Your task is to copy each line of the material below that includes "gwave".
*** Block opens ***
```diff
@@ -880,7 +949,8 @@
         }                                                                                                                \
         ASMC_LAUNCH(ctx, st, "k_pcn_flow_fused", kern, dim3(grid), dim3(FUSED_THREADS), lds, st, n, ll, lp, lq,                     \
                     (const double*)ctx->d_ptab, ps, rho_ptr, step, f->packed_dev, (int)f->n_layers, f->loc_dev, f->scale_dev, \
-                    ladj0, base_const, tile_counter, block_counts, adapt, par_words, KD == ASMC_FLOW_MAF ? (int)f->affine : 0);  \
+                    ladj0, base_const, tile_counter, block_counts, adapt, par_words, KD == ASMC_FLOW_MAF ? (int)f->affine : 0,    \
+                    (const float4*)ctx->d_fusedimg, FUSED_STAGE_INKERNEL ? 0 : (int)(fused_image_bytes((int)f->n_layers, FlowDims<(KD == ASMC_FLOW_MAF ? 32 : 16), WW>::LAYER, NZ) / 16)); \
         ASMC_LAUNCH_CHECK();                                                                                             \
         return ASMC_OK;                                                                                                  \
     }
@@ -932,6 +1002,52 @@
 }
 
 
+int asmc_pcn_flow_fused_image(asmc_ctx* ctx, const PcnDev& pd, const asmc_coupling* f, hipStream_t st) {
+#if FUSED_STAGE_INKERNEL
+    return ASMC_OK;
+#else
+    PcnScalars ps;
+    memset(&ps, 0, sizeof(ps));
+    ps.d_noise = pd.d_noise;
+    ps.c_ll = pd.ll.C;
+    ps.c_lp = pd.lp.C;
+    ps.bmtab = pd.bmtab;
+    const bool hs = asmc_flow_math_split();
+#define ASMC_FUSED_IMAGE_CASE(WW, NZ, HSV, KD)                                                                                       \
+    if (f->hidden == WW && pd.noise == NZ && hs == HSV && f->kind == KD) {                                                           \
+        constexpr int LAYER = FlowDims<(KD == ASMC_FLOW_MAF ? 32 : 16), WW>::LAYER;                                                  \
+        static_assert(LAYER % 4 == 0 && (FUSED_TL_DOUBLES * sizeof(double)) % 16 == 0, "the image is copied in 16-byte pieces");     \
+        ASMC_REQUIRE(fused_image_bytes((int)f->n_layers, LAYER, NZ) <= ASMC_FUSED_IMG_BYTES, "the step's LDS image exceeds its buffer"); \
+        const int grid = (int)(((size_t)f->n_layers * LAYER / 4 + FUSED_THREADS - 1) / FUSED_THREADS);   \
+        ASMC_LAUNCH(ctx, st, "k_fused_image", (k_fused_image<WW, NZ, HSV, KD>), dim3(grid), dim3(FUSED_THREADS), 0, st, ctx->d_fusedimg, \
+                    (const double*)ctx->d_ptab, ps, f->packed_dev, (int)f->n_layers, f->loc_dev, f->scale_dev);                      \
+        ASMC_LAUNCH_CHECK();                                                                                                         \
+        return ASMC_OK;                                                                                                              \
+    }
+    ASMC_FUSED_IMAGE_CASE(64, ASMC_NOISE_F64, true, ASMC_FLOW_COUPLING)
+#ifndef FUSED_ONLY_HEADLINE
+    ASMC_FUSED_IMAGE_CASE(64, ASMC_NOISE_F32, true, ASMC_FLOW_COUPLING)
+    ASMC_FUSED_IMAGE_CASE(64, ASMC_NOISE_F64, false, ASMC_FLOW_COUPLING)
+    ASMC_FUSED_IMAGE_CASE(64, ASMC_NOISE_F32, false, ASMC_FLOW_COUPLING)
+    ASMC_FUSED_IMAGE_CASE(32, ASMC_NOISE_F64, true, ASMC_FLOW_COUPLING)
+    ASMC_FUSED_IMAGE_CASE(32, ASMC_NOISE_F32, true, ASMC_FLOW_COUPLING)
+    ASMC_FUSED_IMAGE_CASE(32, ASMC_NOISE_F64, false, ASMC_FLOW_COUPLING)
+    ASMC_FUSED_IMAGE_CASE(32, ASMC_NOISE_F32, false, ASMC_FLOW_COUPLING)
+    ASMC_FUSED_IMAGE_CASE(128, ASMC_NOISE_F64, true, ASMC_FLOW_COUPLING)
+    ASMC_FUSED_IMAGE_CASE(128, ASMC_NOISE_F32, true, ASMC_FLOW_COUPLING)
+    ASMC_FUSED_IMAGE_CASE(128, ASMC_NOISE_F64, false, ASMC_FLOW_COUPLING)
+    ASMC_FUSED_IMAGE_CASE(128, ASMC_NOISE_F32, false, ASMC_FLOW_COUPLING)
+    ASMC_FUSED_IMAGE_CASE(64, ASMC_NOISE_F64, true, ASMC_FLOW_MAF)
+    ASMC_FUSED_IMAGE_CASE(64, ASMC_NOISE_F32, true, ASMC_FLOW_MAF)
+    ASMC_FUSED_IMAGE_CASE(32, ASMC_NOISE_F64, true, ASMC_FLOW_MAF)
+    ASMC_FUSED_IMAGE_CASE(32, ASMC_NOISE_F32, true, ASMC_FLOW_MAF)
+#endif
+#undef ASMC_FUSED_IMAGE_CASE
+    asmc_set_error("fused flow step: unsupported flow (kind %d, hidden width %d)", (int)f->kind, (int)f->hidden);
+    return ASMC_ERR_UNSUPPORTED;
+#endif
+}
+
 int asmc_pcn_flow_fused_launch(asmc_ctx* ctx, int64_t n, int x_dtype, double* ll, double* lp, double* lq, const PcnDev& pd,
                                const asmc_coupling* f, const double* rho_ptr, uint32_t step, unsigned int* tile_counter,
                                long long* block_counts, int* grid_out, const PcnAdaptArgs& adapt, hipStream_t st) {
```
*** Block closes ***
*** Block opens ***
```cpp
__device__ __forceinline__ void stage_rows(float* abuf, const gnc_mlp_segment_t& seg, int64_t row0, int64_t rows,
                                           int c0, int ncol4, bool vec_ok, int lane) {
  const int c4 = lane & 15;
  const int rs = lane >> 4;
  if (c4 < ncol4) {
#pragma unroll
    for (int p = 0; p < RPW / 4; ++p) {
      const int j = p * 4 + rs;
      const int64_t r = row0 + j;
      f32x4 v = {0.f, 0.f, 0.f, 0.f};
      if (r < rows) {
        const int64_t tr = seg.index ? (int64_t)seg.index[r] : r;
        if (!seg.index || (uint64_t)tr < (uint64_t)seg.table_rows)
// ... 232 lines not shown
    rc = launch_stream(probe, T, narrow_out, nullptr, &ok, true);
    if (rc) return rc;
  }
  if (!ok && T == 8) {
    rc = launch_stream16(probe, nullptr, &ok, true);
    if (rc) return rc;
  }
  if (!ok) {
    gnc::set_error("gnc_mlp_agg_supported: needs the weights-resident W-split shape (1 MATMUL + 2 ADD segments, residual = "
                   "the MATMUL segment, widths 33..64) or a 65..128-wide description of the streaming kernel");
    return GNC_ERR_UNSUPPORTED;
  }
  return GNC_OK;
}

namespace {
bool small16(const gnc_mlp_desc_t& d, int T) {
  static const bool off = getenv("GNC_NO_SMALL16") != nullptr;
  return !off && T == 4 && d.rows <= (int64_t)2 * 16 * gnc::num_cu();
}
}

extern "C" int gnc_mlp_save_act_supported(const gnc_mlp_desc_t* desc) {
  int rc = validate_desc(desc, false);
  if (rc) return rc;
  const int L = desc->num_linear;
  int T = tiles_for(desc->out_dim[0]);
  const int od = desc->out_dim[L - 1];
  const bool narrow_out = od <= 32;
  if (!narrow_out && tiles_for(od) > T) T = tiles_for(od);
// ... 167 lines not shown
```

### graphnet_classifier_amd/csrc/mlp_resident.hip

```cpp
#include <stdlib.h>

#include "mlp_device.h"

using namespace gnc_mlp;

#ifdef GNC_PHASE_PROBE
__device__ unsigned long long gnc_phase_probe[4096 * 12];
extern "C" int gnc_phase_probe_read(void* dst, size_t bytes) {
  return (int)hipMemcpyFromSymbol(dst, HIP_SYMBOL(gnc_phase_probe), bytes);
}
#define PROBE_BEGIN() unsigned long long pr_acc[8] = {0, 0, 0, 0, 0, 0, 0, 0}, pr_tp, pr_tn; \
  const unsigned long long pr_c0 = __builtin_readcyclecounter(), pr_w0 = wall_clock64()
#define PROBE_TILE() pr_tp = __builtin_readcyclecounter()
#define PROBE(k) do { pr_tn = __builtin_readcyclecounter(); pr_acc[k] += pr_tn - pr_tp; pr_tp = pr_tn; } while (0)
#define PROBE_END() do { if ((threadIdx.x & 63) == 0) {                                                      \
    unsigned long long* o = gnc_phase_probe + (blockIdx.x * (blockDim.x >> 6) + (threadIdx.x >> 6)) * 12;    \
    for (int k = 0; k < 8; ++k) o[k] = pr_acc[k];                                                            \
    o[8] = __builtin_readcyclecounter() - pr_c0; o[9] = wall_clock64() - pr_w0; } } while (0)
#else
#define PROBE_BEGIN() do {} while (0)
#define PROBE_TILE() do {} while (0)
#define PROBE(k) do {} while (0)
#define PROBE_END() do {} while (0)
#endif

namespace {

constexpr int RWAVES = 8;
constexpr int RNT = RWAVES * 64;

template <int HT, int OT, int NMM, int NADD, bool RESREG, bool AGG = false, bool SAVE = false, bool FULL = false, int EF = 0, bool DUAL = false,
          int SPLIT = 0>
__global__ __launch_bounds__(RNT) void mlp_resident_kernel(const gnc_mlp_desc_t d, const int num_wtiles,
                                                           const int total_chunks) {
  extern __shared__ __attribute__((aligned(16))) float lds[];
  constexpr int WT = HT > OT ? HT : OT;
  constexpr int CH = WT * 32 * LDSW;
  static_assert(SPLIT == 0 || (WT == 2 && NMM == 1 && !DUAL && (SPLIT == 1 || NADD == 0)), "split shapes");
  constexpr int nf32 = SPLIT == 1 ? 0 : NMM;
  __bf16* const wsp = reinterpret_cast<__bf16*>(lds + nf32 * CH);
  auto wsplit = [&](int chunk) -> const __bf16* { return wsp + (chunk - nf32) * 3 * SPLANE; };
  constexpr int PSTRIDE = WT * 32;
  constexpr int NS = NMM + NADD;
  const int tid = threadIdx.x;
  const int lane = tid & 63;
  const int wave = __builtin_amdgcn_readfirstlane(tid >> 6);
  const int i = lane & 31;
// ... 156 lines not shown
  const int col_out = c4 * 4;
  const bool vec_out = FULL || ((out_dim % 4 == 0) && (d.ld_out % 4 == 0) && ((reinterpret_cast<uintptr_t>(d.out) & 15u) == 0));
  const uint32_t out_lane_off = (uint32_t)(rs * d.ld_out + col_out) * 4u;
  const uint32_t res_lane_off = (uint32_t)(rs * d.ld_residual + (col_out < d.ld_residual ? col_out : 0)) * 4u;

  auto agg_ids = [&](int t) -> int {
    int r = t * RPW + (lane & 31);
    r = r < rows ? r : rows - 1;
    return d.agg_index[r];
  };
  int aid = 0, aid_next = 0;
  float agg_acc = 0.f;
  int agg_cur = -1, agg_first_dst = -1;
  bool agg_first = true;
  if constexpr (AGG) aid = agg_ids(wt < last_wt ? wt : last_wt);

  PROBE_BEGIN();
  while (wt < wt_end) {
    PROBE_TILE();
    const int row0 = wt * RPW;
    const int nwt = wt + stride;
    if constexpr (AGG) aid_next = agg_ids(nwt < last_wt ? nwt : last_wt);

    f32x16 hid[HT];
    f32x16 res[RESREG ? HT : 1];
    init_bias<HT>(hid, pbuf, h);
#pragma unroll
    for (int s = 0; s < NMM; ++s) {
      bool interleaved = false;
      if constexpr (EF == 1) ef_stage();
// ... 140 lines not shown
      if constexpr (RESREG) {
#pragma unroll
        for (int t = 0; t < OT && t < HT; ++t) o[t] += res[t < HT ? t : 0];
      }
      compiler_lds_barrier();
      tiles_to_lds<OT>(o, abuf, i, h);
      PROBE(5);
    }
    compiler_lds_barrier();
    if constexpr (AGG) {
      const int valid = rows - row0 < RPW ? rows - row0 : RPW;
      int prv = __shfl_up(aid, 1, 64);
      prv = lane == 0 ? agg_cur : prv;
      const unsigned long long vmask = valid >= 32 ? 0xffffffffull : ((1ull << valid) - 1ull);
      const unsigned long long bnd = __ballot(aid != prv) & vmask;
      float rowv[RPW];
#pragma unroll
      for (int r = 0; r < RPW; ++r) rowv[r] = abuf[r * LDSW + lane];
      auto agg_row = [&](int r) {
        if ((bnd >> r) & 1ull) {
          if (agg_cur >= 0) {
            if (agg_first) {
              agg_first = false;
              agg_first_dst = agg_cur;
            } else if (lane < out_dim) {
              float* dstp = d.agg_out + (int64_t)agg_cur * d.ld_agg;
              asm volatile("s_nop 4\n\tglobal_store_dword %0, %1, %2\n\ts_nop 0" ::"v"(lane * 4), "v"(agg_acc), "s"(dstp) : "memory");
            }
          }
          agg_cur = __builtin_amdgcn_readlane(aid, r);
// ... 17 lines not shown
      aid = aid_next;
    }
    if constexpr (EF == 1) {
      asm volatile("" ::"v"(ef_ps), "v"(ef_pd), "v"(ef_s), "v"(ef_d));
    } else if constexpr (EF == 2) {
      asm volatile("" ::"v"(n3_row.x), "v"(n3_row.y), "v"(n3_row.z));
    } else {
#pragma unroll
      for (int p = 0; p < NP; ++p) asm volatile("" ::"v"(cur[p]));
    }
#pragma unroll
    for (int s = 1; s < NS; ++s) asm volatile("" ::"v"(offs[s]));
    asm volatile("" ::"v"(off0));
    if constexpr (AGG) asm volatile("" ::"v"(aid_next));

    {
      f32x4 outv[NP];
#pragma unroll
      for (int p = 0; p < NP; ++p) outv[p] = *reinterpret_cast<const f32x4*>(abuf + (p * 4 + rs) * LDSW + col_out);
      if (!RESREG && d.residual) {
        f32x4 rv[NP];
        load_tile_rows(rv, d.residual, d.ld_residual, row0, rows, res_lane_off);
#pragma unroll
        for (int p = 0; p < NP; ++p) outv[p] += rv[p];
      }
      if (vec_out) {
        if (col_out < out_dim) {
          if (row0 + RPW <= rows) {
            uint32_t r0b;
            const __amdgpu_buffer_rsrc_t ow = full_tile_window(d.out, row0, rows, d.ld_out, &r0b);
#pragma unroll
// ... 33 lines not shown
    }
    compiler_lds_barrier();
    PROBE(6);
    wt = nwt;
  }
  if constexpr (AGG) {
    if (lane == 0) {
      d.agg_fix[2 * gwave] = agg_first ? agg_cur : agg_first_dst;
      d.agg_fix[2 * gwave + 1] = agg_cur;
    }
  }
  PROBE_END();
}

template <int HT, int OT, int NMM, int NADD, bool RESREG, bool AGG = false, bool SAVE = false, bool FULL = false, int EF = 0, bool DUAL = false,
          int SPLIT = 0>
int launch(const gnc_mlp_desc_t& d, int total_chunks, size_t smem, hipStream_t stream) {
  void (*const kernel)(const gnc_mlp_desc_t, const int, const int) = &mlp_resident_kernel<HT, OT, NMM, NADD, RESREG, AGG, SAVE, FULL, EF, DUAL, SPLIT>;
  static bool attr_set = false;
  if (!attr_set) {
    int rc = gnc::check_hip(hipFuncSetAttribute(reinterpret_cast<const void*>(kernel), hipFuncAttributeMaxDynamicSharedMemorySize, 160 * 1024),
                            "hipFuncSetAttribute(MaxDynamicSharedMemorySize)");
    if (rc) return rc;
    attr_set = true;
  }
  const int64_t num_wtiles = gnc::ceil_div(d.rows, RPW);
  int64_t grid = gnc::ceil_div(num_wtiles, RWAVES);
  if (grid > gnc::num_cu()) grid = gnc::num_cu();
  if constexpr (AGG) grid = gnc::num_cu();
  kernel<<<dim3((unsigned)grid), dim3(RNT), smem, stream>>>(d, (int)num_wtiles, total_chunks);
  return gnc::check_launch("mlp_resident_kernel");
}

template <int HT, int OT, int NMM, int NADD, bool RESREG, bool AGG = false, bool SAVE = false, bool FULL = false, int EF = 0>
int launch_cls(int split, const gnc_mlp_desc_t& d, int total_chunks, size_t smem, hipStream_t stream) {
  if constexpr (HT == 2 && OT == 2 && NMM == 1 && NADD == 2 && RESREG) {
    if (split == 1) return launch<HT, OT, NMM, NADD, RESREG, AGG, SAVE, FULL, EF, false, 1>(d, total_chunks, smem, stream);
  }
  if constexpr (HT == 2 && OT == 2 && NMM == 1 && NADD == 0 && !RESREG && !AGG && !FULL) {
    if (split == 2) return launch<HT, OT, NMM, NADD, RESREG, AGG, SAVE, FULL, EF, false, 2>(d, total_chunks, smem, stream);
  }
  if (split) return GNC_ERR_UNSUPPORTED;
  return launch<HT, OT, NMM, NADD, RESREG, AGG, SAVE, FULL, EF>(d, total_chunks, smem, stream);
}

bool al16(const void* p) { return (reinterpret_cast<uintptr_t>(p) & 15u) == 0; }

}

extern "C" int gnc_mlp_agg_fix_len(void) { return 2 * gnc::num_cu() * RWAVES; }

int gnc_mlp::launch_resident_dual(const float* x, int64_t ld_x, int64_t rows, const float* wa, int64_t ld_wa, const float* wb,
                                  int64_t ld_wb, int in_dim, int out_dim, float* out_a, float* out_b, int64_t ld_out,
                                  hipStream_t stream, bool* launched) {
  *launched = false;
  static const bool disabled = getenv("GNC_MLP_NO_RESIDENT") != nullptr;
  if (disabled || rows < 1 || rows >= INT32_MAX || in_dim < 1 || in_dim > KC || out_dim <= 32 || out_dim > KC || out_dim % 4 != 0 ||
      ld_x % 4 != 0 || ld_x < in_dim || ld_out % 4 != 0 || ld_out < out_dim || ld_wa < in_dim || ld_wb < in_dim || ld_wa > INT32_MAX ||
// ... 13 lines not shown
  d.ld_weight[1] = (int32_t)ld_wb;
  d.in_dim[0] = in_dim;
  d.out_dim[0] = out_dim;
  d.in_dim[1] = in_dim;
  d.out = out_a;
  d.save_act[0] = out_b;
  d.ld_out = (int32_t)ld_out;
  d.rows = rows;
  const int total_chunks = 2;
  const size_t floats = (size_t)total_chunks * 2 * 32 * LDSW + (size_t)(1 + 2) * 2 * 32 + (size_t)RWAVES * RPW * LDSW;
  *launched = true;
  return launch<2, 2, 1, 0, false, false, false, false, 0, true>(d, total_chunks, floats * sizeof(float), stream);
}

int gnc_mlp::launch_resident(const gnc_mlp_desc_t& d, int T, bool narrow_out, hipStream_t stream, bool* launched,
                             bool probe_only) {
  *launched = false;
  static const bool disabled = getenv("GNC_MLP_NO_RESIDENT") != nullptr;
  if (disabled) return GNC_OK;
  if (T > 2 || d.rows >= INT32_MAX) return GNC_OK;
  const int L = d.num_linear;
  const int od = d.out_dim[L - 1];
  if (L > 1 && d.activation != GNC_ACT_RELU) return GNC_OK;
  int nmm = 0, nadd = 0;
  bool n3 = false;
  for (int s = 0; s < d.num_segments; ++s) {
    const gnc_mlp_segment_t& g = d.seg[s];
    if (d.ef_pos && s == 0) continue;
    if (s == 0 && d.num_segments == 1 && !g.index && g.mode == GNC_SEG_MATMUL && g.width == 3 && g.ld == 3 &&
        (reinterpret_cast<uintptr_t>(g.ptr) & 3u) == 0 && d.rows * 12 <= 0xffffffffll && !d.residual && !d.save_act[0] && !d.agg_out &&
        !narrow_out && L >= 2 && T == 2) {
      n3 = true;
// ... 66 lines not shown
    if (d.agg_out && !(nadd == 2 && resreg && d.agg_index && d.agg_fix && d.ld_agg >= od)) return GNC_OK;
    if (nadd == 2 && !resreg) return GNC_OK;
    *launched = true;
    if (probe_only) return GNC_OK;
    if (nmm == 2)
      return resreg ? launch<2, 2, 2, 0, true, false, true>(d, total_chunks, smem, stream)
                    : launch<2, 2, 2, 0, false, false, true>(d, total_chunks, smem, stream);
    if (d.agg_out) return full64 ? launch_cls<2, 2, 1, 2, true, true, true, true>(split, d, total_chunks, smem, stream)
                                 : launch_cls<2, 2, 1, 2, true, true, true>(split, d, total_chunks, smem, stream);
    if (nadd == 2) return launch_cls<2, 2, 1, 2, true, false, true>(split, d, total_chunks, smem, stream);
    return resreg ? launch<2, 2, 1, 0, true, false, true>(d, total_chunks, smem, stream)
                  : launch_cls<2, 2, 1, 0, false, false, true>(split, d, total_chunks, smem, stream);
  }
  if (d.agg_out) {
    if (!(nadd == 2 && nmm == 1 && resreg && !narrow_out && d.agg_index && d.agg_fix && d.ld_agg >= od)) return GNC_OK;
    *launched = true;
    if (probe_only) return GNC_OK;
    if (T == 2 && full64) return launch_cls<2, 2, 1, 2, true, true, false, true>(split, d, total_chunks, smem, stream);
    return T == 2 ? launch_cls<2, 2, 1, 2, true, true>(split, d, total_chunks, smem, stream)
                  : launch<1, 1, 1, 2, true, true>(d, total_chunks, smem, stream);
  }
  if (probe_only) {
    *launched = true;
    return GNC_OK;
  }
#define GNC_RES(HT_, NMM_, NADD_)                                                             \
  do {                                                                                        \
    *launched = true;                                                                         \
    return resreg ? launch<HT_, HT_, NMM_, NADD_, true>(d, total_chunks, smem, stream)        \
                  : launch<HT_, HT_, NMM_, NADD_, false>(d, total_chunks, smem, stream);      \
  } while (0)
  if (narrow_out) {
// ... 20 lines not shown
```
*** Block closes ***
## Answer for the task
      d.agg_fix[2 * gwave] = agg_first ? agg_cur : agg_first_dst;
      d.agg_fix[2 * gwave + 1] = agg_cur;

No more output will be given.